BEGIN INFORMATION GIVEN

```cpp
void HipBackend::fits_ws(const char* who, const char* form, size_t need, const GemmWs& ws, int64_t m, int64_t l, int64_t k) {
  if (need <= ws.doubles) return;
  throw Error(GSI_ERR_INTERNAL, std::string(who) + ": the " + form + " product " + std::to_string(m) + " x " + std::to_string(l) +
                                    " (K = " + std::to_string(k) + ") needs a workspace of " + std::to_string(need) +
                                    " doubles and was given " + std::to_string(ws.doubles));
}
void HipBackend::gemm(const char* who, const GemmWs& ws, bool trans, int64_t m, int64_t l, int64_t k, double alpha,
                      const double* A, int64_t lda, const double* B, int64_t ldb, double beta, double* C, int64_t ldc,
                      hipk::GemmPlan* plan) {
  fits_ws(who, trans ? "A'B" : "AB", hipk::gemm_workspace_doubles(m, l, k), ws, m, l, k);
  hipk::gemm_f64(st_, trans, m, l, k, alpha, A, lda, B, ldb, beta, C, ldc, ws.p, plan);
}
void HipBackend::gemm_rowblock(const char* who, const GemmWs& ws, int64_t m_full, int64_t r0, int64_t mb, int64_t l, int64_t k,
                               const double* A, int64_t lda, const double* B, int64_t ldb, double* C, int64_t ldc,
                               hipk::GemmPlan* plan) {
  fits_ws(who, "row-block", hipk::gemm_rowblock_workspace_doubles(m_full, mb, l, k), ws, mb, l, k);
// ... 3 lines not shown
                                 double* C, int64_t ldc, hipk::GemmPlan* plan) {
  fits_ws(who, "A'A", hipk::gemm_syrk_workspace_doubles(l, k), ws, l, l, k);
  hipk::gemm_f64_syrk_upper(st_, l, k, A, lda, C, ldc, ws.p, plan);
}
void HipBackend::gemm_trmm_upper(const char* who, const GemmWs& ws, int64_t m, int64_t l, int64_t k, const double* A,
                                 int64_t lda, const double* B, int64_t ldb, double* C, int64_t ldc, hipk::GemmPlan* plan) {
  fits_ws(who, "A triu(B)", hipk::gemm_workspace_doubles(m, l, k), ws, m, l, k);
  hipk::gemm_f64_trmm_upper(st_, m, l, k, A, lda, B, ldb, C, ldc, ws.p, plan);
}

void HipBackend::gemm_nn(int64_t m, int64_t l, int64_t k, double alpha, const double* A, int64_t lda, const double* B,
                         int64_t ldb, double beta, double* C, int64_t ldc) {
  bind();
  const GemmWs ws = gemm_ws(hipk::gemm_workspace_doubles(m, l, k));
  gemm("gemm_nn", ws, false, m, l, k, alpha, A, lda, B, ldb, beta, C, ldc);
  check_launch("gemm_nn");
}
void HipBackend::gemm_nn_rowblock(int64_t m_full, int64_t r0, int64_t mb, int64_t l, int64_t k, const double* A, int64_t lda,
                                  const double* B, int64_t ldb, double* C, int64_t ldc) {
  bind();
  const GemmWs ws = gemm_ws(hipk::gemm_rowblock_workspace_doubles(m_full, mb, l, k));
  gemm_rowblock("gemm_nn_rowblock", ws, m_full, r0, mb, l, k, A, lda, B, ldb, C, ldc);
  check_launch("gemm_nn_rowblock");
}
void HipBackend::gemm_tn(int64_t m, int64_t l, int64_t k, double alpha, const double* A, int64_t lda, const double* B,
                         int64_t ldb, double beta, double* C, int64_t ldc) {
  bind();
  const GemmWs ws = gemm_ws(hipk::gemm_workspace_doubles(m, l, k));
  gemm("gemm_tn", ws, true, m, l, k, alpha, A, lda, B, ldb, beta, C, ldc);
  check_launch("gemm_tn");
}
void HipBackend::gemm_view(int form, bool trans, int64_t m, int64_t l, int64_t k, double alpha, const double* A, int64_t lda,
                           const double* B, int64_t ldb, double beta, double* C, int64_t ldc, int64_t m_full, int64_t r0,
                           int64_t* plan8) {
  bind();
  hipk::GemmPlan p = {0, 0, 0, 0, 0, 0, 0, 0};
  if (form == 0) {
    const GemmWs ws = gemm_ws(hipk::gemm_workspace_doubles(m, l, k));
    gemm("gemm_view", ws, trans, m, l, k, alpha, A, lda, B, ldb, beta, C, ldc, &p);
  } else if (form == 1) {
    const GemmWs ws = gemm_ws(hipk::gemm_syrk_workspace_doubles(l, k));
    gemm_syrk_upper("gemm_view", ws, l, k, A, lda, C, ldc, &p);
  } else if (form == 2) {
    const GemmWs ws = gemm_ws(hipk::gemm_workspace_doubles(m, l, k));
    gemm_trmm_upper("gemm_view", ws, m, l, k, A, lda, B, ldb, C, ldc, &p);
  } else {
    const GemmWs ws = gemm_ws(hipk::gemm_rowblock_workspace_doubles(m_full, m, l, k));
    gemm_rowblock("gemm_view", ws, m_full, r0, m, l, k, A, lda, B, ldb, C, ldc, &p);
  }
  check_launch("gemm_view");
  const int64_t out[8] = {p.nt, p.nchunks, p.xmode, p.wide, p.nsplit, p.persistent, p.grid_x, p.active};
  for (int i = 0; i < 8; ++i) plan8[i] = out[i];
}
void HipBackend::gemm_nn_gridcov(int64_t m, int64_t l, int64_t k, const double* tab, int64_t nx, int64_t ny, int64_t roff,
                                 int64_t koff, const double* B, int64_t ldb, double* C, int64_t ldc) {
  bind();
  double* ws = gemm_ws(hipk::gemm_workspace_doubles(m, l, k)).p;
  hipk::gemm_f64_gridcov(st_, m, l, k, tab, nx, ny, roff, koff, B, ldb, C, ldc, ws);
  check_launch("gemm_nn_gridcov");
}

void HipBackend::gemm_nn_pointcov(int64_t m, int64_t l, int64_t k, const double* pts, int d, int kind, double ell, double sigma2,
                                  double nugget, int64_t roff, int64_t koff, const double* B, int64_t ldb, double* C,
                                  int64_t ldc) {
  bind();
  if (m <= 0 || l <= 0 || k <= 0) return;
  const int64_t npts = std::max(roff + m, koff + k);
  Scratch p4(this, (size_t)4 * npts);
  hipk::pointcov_pad_points(st_, pts, d, npts, hipk::pointcov_point_scale(kind, 1.0 / ell), p4.p);
  double* ws = gemm_ws(hipk::gemm_pointcov_workspace_doubles(m, l, k)).p;
  Scratch xpack(this);
  const size_t xdoubles = hipk::gemm_pointcov_pack_doubles(m, l, k);
  if (xdoubles > 0) xpack.try_alloc(xdoubles);
  hipk::gemm_f64_pointcov(st_, m, l, k, p4.p, npts, d, kind, sigma2, nugget, roff, koff, B, ldb, C, ldc, ws, xpack.p);
  check_launch("gemm_nn_pointcov (in-loader generator)");
}

struct HipBackend::FftCov {
  int64_t N[3], M[3]; Scratch lam, W; int nb_max;
  explicit FftCov(HipBackend* be) : lam(be), W(be) {}
};
std::unique_ptr<HipBackend::FftCov> HipBackend::fftcov_new_plan(const int64_t N[3], int fftrf, bool* reembed, int* dims) {
  std::unique_ptr<FftCov> p(new FftCov(this));
  int64_t Mtot = 1;
  int d = 0;
// ... 284 lines not shown
```

geostatinversion.jl_amd/csrc/hip_common.hpp:

```cpp
#pragma once
#include <hip/hip_runtime.h>
#include <atomic>
#include <cstdint>
#include <cstddef>
#include "pointcov.hpp"

namespace gsi { struct FwdProduct; }

namespace gsi { namespace hipk {

inline bool first_use_on_this_device(std::atomic<uint64_t>& mask) {
  int dev = 0;
  if (hipGetDevice(&dev) != hipSuccess || dev < 0 || dev > 63) return true;
  const uint64_t bit = (uint64_t)1 << dev;
  return (mask.fetch_or(bit, std::memory_order_acq_rel) & bit) == 0;
}

struct GemmPlan { int64_t nt, nchunks, xmode, wide, nsplit, persistent, grid_x, active; };
size_t gemm_workspace_doubles(int64_t M, int64_t L, int64_t K);
void gemm_f64(hipStream_t st, bool transA, int64_t M, int64_t L, int64_t K, double alpha, const double* A,
              int64_t lda, const double* B, int64_t ldb, double beta, double* C, int64_t ldc, double* ws,
              GemmPlan* plan = nullptr);
bool gemm_f64_nn_capped(hipStream_t st, int64_t M, int64_t L, int64_t K, const double* A, int64_t lda, const double* B,
                        int64_t ldb, double* C, int64_t ldc, int max_grid, bool query_only = false, GemmPlan* plan = nullptr);
size_t gemm_rowblock_workspace_doubles(int64_t M_full, int64_t mb, int64_t L, int64_t K);
void gemm_f64_nn_rowblock(hipStream_t st, int64_t M_full, int64_t r0, int64_t mb, int64_t L, int64_t K, const double* A,
                          int64_t lda, const double* B, int64_t ldb, double* C, int64_t ldc, double* ws,
                          GemmPlan* plan = nullptr);
size_t gemm_syrk_workspace_doubles(int64_t l, int64_t m);
size_t syrk_upper_workspace_doubles(int64_t l, int64_t m);
bool syrk_full_from_upper(hipStream_t st, int64_t l, int64_t m, const double* Y, int64_t ld, double* G, int64_t ldg, double* ws);
bool trmm_upper_tall(hipStream_t st, int64_t m, int64_t l, const double* A, int64_t lda, const double* X, int64_t ldx, double* C,
                     int64_t ldc);
void gemm_f64_syrk_upper(hipStream_t st, int64_t l, int64_t m, const double* A, int64_t lda, double* C, int64_t ldc,
                         double* ws, GemmPlan* plan = nullptr);
void gemm_f64_trmm_upper(hipStream_t st, int64_t M, int64_t L, int64_t K, const double* A, int64_t lda, const double* B,
                         int64_t ldb, double* C, int64_t ldc, double* ws, GemmPlan* plan = nullptr);
void gemm_f64_gridcov(hipStream_t st, int64_t M, int64_t L, int64_t K, const double* tab, int64_t nx, int64_t ny,
                      int64_t roff, int64_t koff, const double* B, int64_t ldb, double* C, int64_t ldc, double* ws);

void gemm_f64_pointcov(hipStream_t st, int64_t M, int64_t L, int64_t K, const double* pts4, int64_t npts, int d, int kind,
                       double sigma2, double nugget, int64_t roff, int64_t koff, const double* B, int64_t ldb, double* C,
                       int64_t ldc, double* ws, double* xpack);
double pointcov_point_scale(int kind, double inv_ell);
bool gemm_f64_pointcov_wide(hipStream_t st, int64_t M, int64_t L, int64_t K, const double* pts4, int64_t npts, int d, int kind,
                            double sigma2, double nugget, int64_t roff, int64_t koff, const double* B, int64_t ldb, double* C,
                            int64_t ldc, double* ws, double* xpack);
size_t gemm_pointcov_workspace_doubles(int64_t M, int64_t L, int64_t K);
size_t gemm_pointcov_pack_doubles(int64_t M, int64_t L, int64_t K);
int gemm_choose_split(int64_t nwg, int64_t K);
void gemm_splitk_reduce(hipStream_t st, int64_t M, int64_t L, int nsplit, const double* slabs, double* C, int64_t ldc);
// ... 273 lines not shown
```

geostatinversion.jl_amd/randmatfact.py:

```python
import ctypes as C

import numpy as np

from . import _lib as L
from .context import Operator, dense_operator, default_context

_rng = np.random.default_rng()


def seed(s):
    global _rng
    _rng = np.random.default_rng(s)


def randn(*shape):
    if len(shape) == 1:
        return _rng.standard_normal(shape[0])
    n, l = shape
    return np.asfortranarray(_rng.standard_normal((l, n)).T)


def _as_operator(A, ctx=None):
    if isinstance(A, Operator):
        return A, False
# ... 248 lines not shown
    m, l = Yf.shape
    Q = np.empty((m, l), order="F")
    R = np.empty((l, l), order="F")
    L.check(ctx.lib.gsi_qr_thinQ(ctx.h, L.dptr(Yf), m, l, L.dptr(Q), L.dptr(R)), ctx.lib)
    return (Q, R) if return_R else Q


def svd_tall(W, *, ctx=None):
    ctx = ctx or default_context()
    Wf = L.fmat(W, "W")
    n, l = Wf.shape
    V = np.empty((n, l), order="F")
    S = np.empty(l)
    L.check(ctx.lib.gsi_svd_tall(ctx.h, L.dptr(Wf), n, l, L.dptr(V), S.ctypes.data_as(L.c_dp)), ctx.lib)
    return S, V


def gemm(A, B, *, trans=False, alpha=1.0, ctx=None):
    ctx = ctx or default_context()
    Af, Bf = L.fmat(A, "A"), L.fmat(B, "B")
    if trans:
        k, m = Af.shape
    else:
        m, k = Af.shape
    if Bf.shape[0] != k:
        raise ValueError("dimension mismatch")
    l = Bf.shape[1]
    Cm = np.empty((m, l), order="F")
    L.check(ctx.lib.gsi_gemm(ctx.h, int(trans), m, l, k, float(alpha), L.dptr(Af), Af.shape[0], L.dptr(Bf), k,
                             L.dptr(Cm), m), ctx.lib)
    return Cm


GEMM_PLAN_FIELDS = ("nt", "nchunks", "xmode", "wide", "nsplit", "persistent", "grid_x", "active")
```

END INFORMATION GIVEN

REQUIREMENT → Check each line above for the string "lines" and copy those that have it.

RESULT BELOW →
// ... 3 lines not shown
// ... 284 lines not shown
// ... 273 lines not shown
# ... 248 lines not shown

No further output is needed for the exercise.